* Exercise goal:
In the entries that follow, copy exactly each line from the first through the line with "int accumulate, int C, int".

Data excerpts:

*** Block opens ***

diff --git a/loco-edit_amd/csrc/mask_tiles.h b/loco-edit_amd/csrc/mask_tiles.h
--- /dev/null
+++ b/loco-edit_amd/csrc/mask_tiles.h
@@ -0,0 +1,26 @@
+#pragma once
+#include <stdint.h>
+
+#if defined(__HIPCC__)
+#define LOCO_MT_HD __host__ __device__
+#else
+#define LOCO_MT_HD
+#endif
+
+namespace loco {
+
+struct MaskTileGeom { int H, W, TW, TH; };
+LOCO_MT_HD inline bool mask_tile_geom_ok(const MaskTileGeom& g) {
+    return g.TW > 0 && g.TH > 0 && (g.TW & (g.TW - 1)) == 0 && (g.TW % 4) == 0 && (g.W % g.TW) == 0 && (g.H % g.TH) == 0;
+}
+LOCO_MT_HD inline int mask_tile_count(const MaskTileGeom& g) { return (g.H / g.TH) * (g.W / g.TW); }
+LOCO_MT_HD inline int mask_tile_of(const MaskTileGeom& g, int y, int x) { return (y / g.TH) * (g.W / g.TW) + x / g.TW; }
+LOCO_MT_HD inline void mask_tile_mark(const MaskTileGeom& g, int y, int x, int grow, uint8_t* flag) {
+    for (int dy = -grow; dy <= grow; ++dy)
+        for (int dx = -grow; dx <= grow; ++dx) {
+            const int yy = y + dy, xx = x + dx;
+            if (yy >= 0 && yy < g.H && xx >= 0 && xx < g.W) flag[mask_tile_of(g, yy, xx)] = 1;
+        }
+}
+
+}
diff --git a/loco-edit_amd/csrc/misc.hip b/loco-edit_amd/csrc/misc.hip
--- a/loco-edit_amd/csrc/misc.hip
+++ b/loco-edit_amd/csrc/misc.hip
@@ -1,4 +1,5 @@
 #include "kernels.h"
+#include "mask_tiles.h"
 
 namespace loco {
 
@@ -534,12 +535,12 @@
     }
 }
 
-template <int KIND>
+template <int KIND, bool MT = false>
 __global__ __launch_bounds__(256) void gn_apply_kernel(const float* d, long d_bs, const float* x, long x_bs,
                                                        const float* base, long base_bs, float* out, long out_bs,
                                                        int accumulate, int C, int HW, int cpg, const float* sc,
                                                        const float* sh, const float* mr, long pbs_c, long pbs_g,
-                                                       const float* tst, long tbs, int act, float base_scale) {
+                                                       const float* tst, long tbs, int act, float base_scale, GnTiles mt) {
     const int b = blockIdx.y;
     const long per = (long)C * HW;
     for (long i = ((long)blockIdx.x * 256 + threadIdx.x) * 4; i < per; i += (long)gridDim.x * 1024) {
@@ -558,7 +559,13 @@
         } else {
             float mean = mr[(long)b * pbs_g + 2 * g], rstd = mr[(long)b * pbs_g + 2 * g + 1];
             float m1 = tst[(long)b * tbs + g * 2], m2 = tst[(long)b * tbs + g * 2 + 1];
-            float4 dv = *reinterpret_cast<const float4*>(d + (long)b * d_bs + i);
+            float4 dv = make_float4(0.f, 0.f, 0.f, 0.f);
+            bool live = true;
+            if (MT) {
+                const int pix = (int)(i - (long)c * HW), py = pix / mt.W, px = pix - py * mt.W;
+                live = mt.flags[(py / mt.TH) * (mt.W / mt.TW) + px / mt.TW] != 0;
+            }
+            if (live) dv = *reinterpret_cast<const float4*>(d + (long)b * d_bs + i);
             float dd[4] = {dv.x, dv.y, dv.z, dv.w};
             float bb[4] = {0.f, 0.f, 0.f, 0.f};
             if (KIND >= 2 && base) {
@@ -587,18 +594,19 @@
 void launch_gn_apply(int kind, const float* d, long d_bs, const float* x, long x_bs, const float* base,
                      long base_bs, float* out, long out_bs, int accumulate, int B, int C, int HW, int G,
                      const float* sc, const float* sh, const float* mr, long pbs_c, long pbs_g, const float* tst,
-                     long tst_bs, hipStream_t st, int act, float base_scale) {
+                     long tst_bs, hipStream_t st, int act, float base_scale, const GnTiles* tiles) {
     long per = (long)C * HW;
     int blocks = (int)((per / 4 + 255) / 256);
     if (blocks > 1024) blocks = 1024;
     dim3 grid(blocks, B);
     int cpg = C / G;
-#define GA(K) hipLaunchKernelGGL(gn_apply_kernel<K>, grid, dim3(256), 0, st, d, d_bs, x, x_bs, base, base_bs, out, \
-                                 out_bs, accumulate, C, HW, cpg, sc, sh, mr, pbs_c, pbs_g, tst, tst_bs, act, base_scale)
+    const GnTiles mt = tiles ? *tiles : GnTiles{nullptr, 0, 0, 0};
+#define GA(...) hipLaunchKernelGGL((gn_apply_kernel<__VA_ARGS__>), grid, dim3(256), 0, st, d, d_bs, x, x_bs, base, base_bs, out, \
+                                   out_bs, accumulate, C, HW, cpg, sc, sh, mr, pbs_c, pbs_g, tst, tst_bs, act, base_scale, mt)
     switch (kind) {
         case 0: GA(0); break;
         case 1: GA(1); break;
-        case 2: GA(2); break;
+        case 2: if (mt.flags) GA(2, true); else GA(2); break;
         case 4: GA(4); break;
         case 5: GA(5); break;
         default: GA(3); break;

*** Block closes ***

* Answer to this problem:
diff --git a/loco-edit_amd/csrc/mask_tiles.h b/loco-edit_amd/csrc/mask_tiles.h
--- /dev/null
+++ b/loco-edit_amd/csrc/mask_tiles.h
@@ -0,0 +1,26 @@
+#pragma once
+#include <stdint.h>
+
+#if defined(__HIPCC__)
+#define LOCO_MT_HD __host__ __device__
+#else
+#define LOCO_MT_HD
+#endif
+
+namespace loco {
+
+struct MaskTileGeom { int H, W, TW, TH; };
+LOCO_MT_HD inline bool mask_tile_geom_ok(const MaskTileGeom& g) {
+    return g.TW > 0 && g.TH > 0 && (g.TW & (g.TW - 1)) == 0 && (g.TW % 4) == 0 && (g.W % g.TW) == 0 && (g.H % g.TH) == 0;
+}
+LOCO_MT_HD inline int mask_tile_count(const MaskTileGeom& g) { return (g.H / g.TH) * (g.W / g.TW); }
+LOCO_MT_HD inline int mask_tile_of(const MaskTileGeom& g, int y, int x) { return (y / g.TH) * (g.W / g.TW) + x / g.TW; }
+LOCO_MT_HD inline void mask_tile_mark(const MaskTileGeom& g, int y, int x, int grow, uint8_t* flag) {
+    for (int dy = -grow; dy <= grow; ++dy)
+        for (int dx = -grow; dx <= grow; ++dx) {
+            const int yy = y + dy, xx = x + dx;
+            if (yy >= 0 && yy < g.H && xx >= 0 && xx < g.W) flag[mask_tile_of(g, yy, xx)] = 1;
+        }
+}
+
+}
diff --git a/loco-edit_amd/csrc/misc.hip b/loco-edit_amd/csrc/misc.hip
--- a/loco-edit_amd/csrc/misc.hip
+++ b/loco-edit_amd/csrc/misc.hip
@@ -1,4 +1,5 @@
 #include "kernels.h"
+#include "mask_tiles.h"
 
 namespace loco {
 
@@ -534,12 +535,12 @@
     }
 }
 
-template <int KIND>
+template <int KIND, bool MT = false>
 __global__ __launch_bounds__(256) void gn_apply_kernel(const float* d, long d_bs, const float* x, long x_bs,
                                                        const float* base, long base_bs, float* out, long out_bs,
                                                        int accumulate, int C, int HW, int cpg, const float* sc,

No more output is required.